En la parte Occidental de la Ciudad de Niebla, en el promontorio pétreo que sirve de base a la misma existía unos asientos largos ennegrecido por el tiempo y labrados toscamente sobre la misma.
En ellos pasaba sus mejores horas de solaz y entretenimiento, acompañada de sus doncellas de honor, la bella Princesa Rosel, sobre todo en los días esplendidos de primavera y verano, a la caída de la tarde, cuando la caballería del ejército muslime volvía de sus correrías militares. Cerca de los grandes y rudos asiento había un pequeño huerto en la explanada para su recreo y esparcimiento, donde una fuente de aguas cristalinas, que allí brotaba espontáneamente, llenaba un gran pilar de jaspes transparente donde había numerosos peces plateados y de vivos colores que jugueteaban bulliciosos.

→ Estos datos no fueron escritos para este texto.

template <typename T>
struct Mfma;
template <>
struct Mfma<double> {
  using acc_t = d4_t;
  using vec_t = d2_t;
  using frag_t = d2_t;
  static __device__ __forceinline__ acc_t mma(double a, double b, acc_t c) {
    return __builtin_amdgcn_mfma_f64_16x16x4f64(a, b, c, 0, 0, 0);
  }
  static __device__ __forceinline__ int row(int lane, int r) { return (lane >> 4) + 4 * r; }
};
template <>
struct Mfma<float> {
  using acc_t = f4_t;
  using vec_t = f4_t;
  using frag_t = f2_t;
  static __device__ __forceinline__ acc_t mma(float a, float b, acc_t c) {
    return __builtin_amdgcn_mfma_f32_16x16x4f32(a, b, c, 0, 0, 0);
  }
  static __device__ __forceinline__ int row(int lane, int r) { return (lane >> 4) * 4 + r; }
};

constexpr int GEMM_BM = 128, GEMM_BN = 128, GEMM_THREADS = 256;
constexpr int GEMM_STAGE_BYTES = 16384;
constexpr int GEMM_FLUSH_PRODUCTS = 512;
constexpr int GEMM_SLICE_PRODUCTS = 16384;
template <typename T>
struct GemmK {
  static constexpr int E = (int)sizeof(T);
  static constexpr int CE = 16 / E;
  static constexpr int BK = 128 / E;
  static constexpr int NPH = BK / 8;
};

template <typename TI, typename TO>
struct GemmParams {
  const TI* A;
  const TI* B;
  TO* C;
  int M, N, K;
  int64_t lda, ldb, ldc;
  double alpha, beta;
  const double* row_scale;
  const double* col_scale;
  int upper_only;
  int mirror;
  int k_chunk;
  int splits;
  int n_tiles;
  int n_wg;
  const int* tile_map;
  const int* tile_k;
  int vec_a, vec_b;
  double* slabs;
  int* counters;
};

template <typename TI, bool KFAST>
struct GemmOperand {
  static constexpr int E = GemmK<TI>::E, CE = GemmK<TI>::CE, BK = GemmK<TI>::BK;
  using frag_t = typename Mfma<TI>::frag_t;
  static __device__ __forceinline__ void where(int o, int& r, int& k) {
    if constexpr (KFAST) {
      r = o >> 7;
      k = (((o >> 4) & 7) ^ ((r >> 1) & 7)) * CE;
    } else {
      k = o / (128 * E);
      int c = (o % (128 * E)) >> 4;
      if constexpr (E == 4) c ^= ((k >> 1) & 1) << 3;
      r = c * CE;
    }
  }
  static __device__ __forceinline__ uint32_t voff(int lane, int jpar, int64_t ld) {
    if constexpr (KFAST) return (uint32_t)((lane >> 3) * ld * E + (((lane & 7) ^ (((lane >> 4) + 4 * jpar) & 7)) << 4));
    else if constexpr (E == 8) return (uint32_t)(lane * 16);
    else return (uint32_t)((lane >> 5) * ld * E + (((lane & 31) ^ (jpar << 3)) << 4));
  }
  static __device__ __forceinline__ uint32_t soff(int wave, int j, int64_t ld) {
    const int q = 4 * wave + j;
    return (uint32_t)((KFAST ? 8 : (E == 8 ? 1 : 2)) * q * ld * E);
  }
  static __device__ __forceinline__ uint32_t remaining(int R, int row0, int K, int k0, int64_t ld) {
    const int64_t n = KFAST ? ((int64_t)(R - 1 - row0) * ld + (K - k0)) * E : ((int64_t)(K - 1 - k0) * ld + (R - row0)) * E;
    return n > 0xffffffffll ? 0xffffffffu : (uint32_t)n;
  }
  static __device__ __forceinline__ int frag_base(int w0, int lane) {
    const int i = lane & 15, kk = lane >> 4;
    if constexpr (KFAST) {
// ... 38 lines not shown
  l = h ^ m;
  return;
#endif
  const f2_t x[4] = {f2_t{x0[0], x0[1]}, f2_t{x0[2], x0[3]}, f2_t{x1[0], x1[1]}, f2_t{x1[2], x1[3]}};
#pragma unroll
  for (int q = 0; q < 4; ++q) {
    const unsigned int hp = __builtin_bit_cast(unsigned int, __builtin_convertvector(x[q], bf16x2_t));
    h[q] = hp;
    const f2_t r = x[q] - f2_t{__uint_as_float(hp << 16), __uint_as_float(hp & 0xffff0000u)};
    const unsigned int mp = __builtin_bit_cast(unsigned int, __builtin_convertvector(r, bf16x2_t));
    m[q] = mp;
    const f2_t t = r - f2_t{__uint_as_float(mp << 16), __uint_as_float(mp & 0xffff0000u)};
    l[q] = __builtin_bit_cast(unsigned int, __builtin_convertvector(t, bf16x2_t));
  }
}

template <typename TI, typename TO, bool A_KFAST, bool B_NFAST, bool WIDE, bool X3 = false>
__global__ __launch_bounds__(GEMM_THREADS, 2) void gemm_kernel(GemmParams<TI, TO> p) {
  static_assert(!X3 || (std::is_same<TI, float>::value && A_KFAST && WIDE), "X3: float32, A contiguous along the contraction");
  using M_ = Mfma<TI>;
  using acc_t = typename M_::acc_t;
  using vec_t = typename M_::vec_t;
  using frag_t = typename M_::frag_t;
  using OA = GemmOperand<TI, A_KFAST>;
  using OB = GemmOperand<TI, !B_NFAST>;
  constexpr int CE = GemmK<TI>::CE, BK = GemmK<TI>::BK, NPH = GemmK<TI>::NPH, E = GemmK<TI>::E, SB = GEMM_STAGE_BYTES;
  __shared__ __attribute__((aligned(1024))) char smem[4 * SB];

  int L;
  {
    const int b = blockIdx.x, q = p.n_wg / 8, r = p.n_wg % 8, xcd = b % 8, idx = b / 8;
    L = (xcd < r ? xcd * (q + 1) : r * (q + 1) + (xcd - r) * q) + idx;
  }
  const int split = L / p.n_tiles, tile = L % p.n_tiles;
  const int packed = p.tile_map[tile];
  const int bm = packed >> 16, bn = packed & 0xffff;
  const int bm0 = bm * GEMM_BM, bn0 = bn * GEMM_BN;
  int kbeg, kend;
  if (p.tile_k) {
    const int kb = p.tile_k[2 * tile], ke = p.tile_k[2 * tile + 1];
    const int kc = ((ke - kb + GemmK<TI>::BK * p.splits - 1) / (GemmK<TI>::BK * p.splits)) * GemmK<TI>::BK;
    kbeg = kb + split * kc;
    kend = max(kbeg, min(ke, kbeg + kc));
  } else {
    kbeg = split * p.k_chunk;
    kend = min(p.K, kbeg + p.k_chunk);
  }

  const int wave = __builtin_amdgcn_readfirstlane((int)threadIdx.x >> 6);
  int lane = gemm_lane_id();
  const int wm = (wave >> 1) * 64, wn = (wave & 1) * 64;

  acc_t acc[X3 ? 1 : 4][X3 ? 1 : 4];
  acc_t wide[(WIDE && !X3) ? 4 : 1][(WIDE && !X3) ? 4 : 1];
  f16v_t acc3[X3 ? 2 : 1][X3 ? 2 : 1], wide3[X3 ? 2 : 1][X3 ? 2 : 1];
  if constexpr (X3) {
#pragma unroll
    for (int i = 0; i < 2; ++i)
#pragma unroll
      for (int j = 0; j < 2; ++j)
#pragma unroll
        for (int g = 0; g < 16; ++g) { acc3[i][j][g] = 0.f; wide3[i][j][g] = 0.f; }
  } else {
#pragma unroll
    for (int i = 0; i < 4; ++i)
#pragma unroll
      for (int j = 0; j < 4; ++j) {
        acc[i][j] = acc_t{0, 0, 0, 0};
        if constexpr (WIDE) wide[i][j] = acc_t{0, 0, 0, 0};
      }
  }

  const char* tileA = reinterpret_cast<const char*>(A_KFAST ? p.A + (int64_t)bm0 * p.lda : p.A + bm0);
  const char* tileB = reinterpret_cast<const char*>(B_NFAST ? p.B + bn0 : p.B + (int64_t)bn0 * p.ldb);
  const int64_t kstepA = (A_KFAST ? 1 : p.lda) * E, kstepB = (B_NFAST ? p.ldb : 1) * E;
  uint32_t va[2], vb[2];
#pragma unroll
  for (int jp = 0; jp < 2; ++jp) {
    va[jp] = OA::voff(lane, jp, p.lda);
    vb[jp] = OB::voff(lane, jp, p.ldb);
// ... 186 lines not shown
  for (int kt = nfull; kt < nkt; ++kt) {
    __syncthreads();
    stage_slow(kbeg + kt * BK, 0, tid);
    __syncthreads();
    if constexpr (X3) {
#pragma unroll
      for (int q = 0; q < 2; ++q) {
        read_frags3(smem, q);
        split3();
        mma3();
      }
    } else {
#pragma unroll
      for (int q = 0; q < NPH; ++q) {
        read_frags(smem, q, af[0], bf[0]);
        mfmas(af[0], bf[0]);
      }
    }
    flush(kt);
  }

  d2_t tot[32];
#pragma unroll
  for (int r = 0; r < 64; ++r) {
    double v;
    if constexpr (X3) v = (double)acc3[r >> 5][(r >> 4) & 1][r & 15] + (double)wide3[r >> 5][(r >> 4) & 1][r & 15];
    else {
      v = (double)acc[r >> 4][(r >> 2) & 3][r & 3];
      if constexpr (WIDE) v += (double)wide[r >> 4][(r >> 2) & 3][r & 3];
    }
    tot[r >> 1][r & 1] = v;
  }

  if (p.splits > 1) {
    double* __restrict__ mine = p.slabs + ((size_t)split * p.n_tiles + tile) * (size_t)(GEMM_BM * GEMM_BN);
#if defined(__HIP_DEVICE_COMPILE__)
    {
      const __amdgpu_buffer_rsrc_t rs = __builtin_amdgcn_make_buffer_rsrc(mine, 0, GEMM_BM * GEMM_BN * 8, 0x00020000);
#pragma unroll
      for (int h = 0; h < 32; ++h)
        __builtin_amdgcn_raw_buffer_store_b128(__builtin_bit_cast(u4_t, tot[h]), rs, tid * 16, h * 4096,  16);
    }
#endif
    asm volatile("s_waitcnt vmcnt(0)" ::: "memory");
    __syncthreads();
    int* flag = reinterpret_cast<int*>(smem);
    if (tid == 0) {
      const int ticket = __hip_atomic_fetch_add(p.counters + tile, 1, __ATOMIC_RELAXED, __HIP_MEMORY_SCOPE_AGENT);
      const int last = ticket == p.splits - 1;
      if (last) {
        __builtin_amdgcn_fence(__ATOMIC_ACQUIRE, "agent");
        __hip_atomic_store(p.counters + tile, 0, __ATOMIC_RELAXED, __HIP_MEMORY_SCOPE_AGENT);
      }
      *flag = last;
    }
    __syncthreads();
    if (*flag == 0) return;
#pragma unroll
    for (int h = 0; h < 32; ++h) tot[h] = d2_t{0, 0};
    for (int z = 0; z < p.splits; ++z) {
      const d2_t* __restrict__ sl = reinterpret_cast<const d2_t*>(p.slabs + ((size_t)z * p.n_tiles + tile) * (size_t)(GEMM_BM * GEMM_BN));
#pragma unroll
      for (int h0 = 0; h0 < 32; h0 += 8) {
#pragma unroll
        for (int h = h0; h < h0 + 8; ++h) tot[h] += sl[h * GEMM_THREADS + tid];
        asm volatile("" ::: "memory");
      }
    }
  }

  const bool offdiag = (bm != bn);
  TO* __restrict__ C = p.C;
#pragma unroll
  for (int r = 0; r < 64; ++r) {
    int rin, cin;
    if constexpr (X3) {
      const int g = r & 15;
      rin = 32 * (r >> 5) + (g & 3) + 8 * (g >> 2) + 4 * (lane >> 5);
      cin = 32 * ((r >> 4) & 1) + (lane & 31);
    } else {
      rin = OA::index(r >> 4, M_::row(lane, r & 3));
      cin = OB::index((r >> 2) & 3, lane & 15);
    }
    const int row = bm0 + wm + rin, col = bn0 + wn + cin;
    const bool sym_diag = p.mirror > 0 && !offdiag;
    if (row < p.M && col < p.N && !(sym_diag && col < row)) {
      double v = tot[r >> 1][r & 1] * p.alpha;
      if (p.row_scale) v *= p.row_scale[row];
      if (p.col_scale) v *= p.col_scale[col];
      const int64_t o = (int64_t)row * p.ldc + col;
      if (p.beta != 0.0) v += p.beta * (double)C[o];
      C[o] = (TO)v;
      if ((p.mirror != 0 && offdiag) || (sym_diag && col > row)) C[(int64_t)col * p.ldc + row] = (TO)(p.mirror > 0 ? v : -v);
    }
  }
}

struct GemmTileList {
  DevBuf<int> map;
  DevBuf<int> krange;
  int n = 0;
  int klen = 0;
  void upload(hipStream_t st, const std::vector<int>& tiles, const std::vector<int>& kr) {
    n = (int)tiles.size();
    klen = 0;
    for (int t = 0; t < n; ++t) klen = std::max(klen, kr[2 * t + 1] - kr[2 * t]);
    if (n == 0) return;
    XMCA_HIP(hipMemcpyAsync(map.ensure(tiles.size()), tiles.data(), sizeof(int) * tiles.size(), hipMemcpyHostToDevice, st));
    XMCA_HIP(hipMemcpyAsync(krange.ensure(kr.size()), kr.data(), sizeof(int) * kr.size(), hipMemcpyHostToDevice, st));
    XMCA_HIP(hipStreamSynchronize(st));
  }
};

struct GemmOpts {
  bool a_kfast = true;
  bool b_nfast = true;
  double alpha = 1.0, beta = 0.0;
  const double* row_scale = nullptr;
  const double* col_scale = nullptr;
  bool upper_only = false;
  int mirror = 0;
  int force_splits = 0;
  int plan_rows = 0;
  const GemmTileList* tiles = nullptr;
  hipEvent_t ev_begin = nullptr, ev_end = nullptr;
};

struct GemmWorkspace {
  DevBuf<double> slabs;
  DevBuf<int> counters;
  size_t counters_ready = 0;
  struct Map { int tm, tn, upper; DevBuf<int> dev; int n; };
  std::vector<std::unique_ptr<Map>> maps;
  int n_cus = 0;

  const Map& tile_map(hipStream_t st, int tm, int tn, bool upper) {
    for (auto& m : maps)
      if (m->tm == tm && m->tn == tn && m->upper == (int)upper) return *m;
    constexpr int G = 8;
    std::vector<int> order;
    for (int si = 0; si < tm; si += G)
      for (int sj = upper ? si : 0; sj < tn; sj += G)
        for (int i = si; i < std::min(si + G, tm); ++i)
          for (int j = sj; j < std::min(sj + G, tn); ++j)
            if (!upper || j >= i) order.push_back((i << 16) | j);
    auto m = std::make_unique<Map>();
    m->tm = tm; m->tn = tn; m->upper = upper; m->n = (int)order.size();
    XMCA_HIP(hipMemcpyAsync(m->dev.ensure(order.size()), order.data(), sizeof(int) * order.size(), hipMemcpyHostToDevice, st));
    XMCA_HIP(hipStreamSynchronize(st));
    maps.push_back(std::move(m));
    return *maps.back();
  }
  int* tickets(hipStream_t st, size_t n) {
    if (n > counters_ready) {
      const size_t want = std::max<size_t>(n, 4096);
      int* c = counters.ensure(want);
      XMCA_HIP(hipMemsetAsync(c, 0, sizeof(int) * counters.cap, st));
      counters_ready = counters.cap;
    }
    return counters.get();
  }
  int cus() {
    if (n_cus == 0) {
      int dev = 0, n = 256;
      (void)hipGetDevice(&dev);
      (void)hipDeviceGetAttribute(&n, hipDeviceAttributeMultiprocessorCount, dev);
      n_cus = n > 0 ? n : 256;
    }
    return n_cus;
  }
};

static inline bool gemm_x3_enabled() {
  static const bool on = [] { const char* e = std::getenv("XMCA_GEMM_BF16X3"); return !(e && e[0] == '0'); }();
  return on;
}

template <typename TI, typename TO, bool WIDE>
static void launch_gemm_variant(hipStream_t st, const GemmParams<TI, TO>& p, bool a_kfast, bool b_nfast) {
  dim3 grid(p.n_wg), block(GEMM_THREADS);
  if constexpr (std::is_same<TI, float>::value) {
    if (a_kfast && gemm_x3_enabled()) {
      if (b_nfast) hipLaunchKernelGGL((gemm_kernel<TI, TO, true, true, WIDE, true>), grid, block, 0, st, p);
      else hipLaunchKernelGGL((gemm_kernel<TI, TO, true, false, WIDE, true>), grid, block, 0, st, p);
      XMCA_HIP(hipGetLastError());
      return;
    }
  }
  if (a_kfast && b_nfast) hipLaunchKernelGGL((gemm_kernel<TI, TO, true, true, WIDE>), grid, block, 0, st, p);
  else if (a_kfast && !b_nfast) hipLaunchKernelGGL((gemm_kernel<TI, TO, true, false, WIDE>), grid, block, 0, st, p);
  else if (!a_kfast && b_nfast) hipLaunchKernelGGL((gemm_kernel<TI, TO, false, true, WIDE>), grid, block, 0, st, p);
  else hipLaunchKernelGGL((gemm_kernel<TI, TO, false, false, WIDE>), grid, block, 0, st, p);
  XMCA_HIP(hipGetLastError());
}

static inline int gemm_choose_splits(int64_t tiles, int nkt, int n_cus) {
  const int max_s = std::min(std::max(nkt / 4, 1), 128);
  int best_s = 1;
  double best = 1e300;
  for (int s = 1; s <= max_s; ++s) {
    const double q = (double)tiles * s / (2.0 * n_cus);
    const double fl = std::floor(q), phi = q - fl;
    const double rounds = fl * 1.73 + (phi < 1e-9 ? 0.0 : (phi <= 0.5 ? 1.0 : 1.73));
    const double cost = ((double)nkt / s + 8.0) * rounds * (1.0 + 0.005 * s) + (s > 1 ? (double)s : 0.0);
    if (cost < best) { best = cost; best_s = s; }
  }
  return best_s;
}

Y donde los monarcas de la Lebla morisca acumularon plantas raras y exóticas del Oriente, para su mayor embellecimiento y algunos animales curiosos que servían de recreo a la joven princesa Rosel. La fresca brisa del cercano mar, las aromáticas selva y verde márgenes del Tinto hacían agradables aquella estancia maravillosas e invitaban al placer.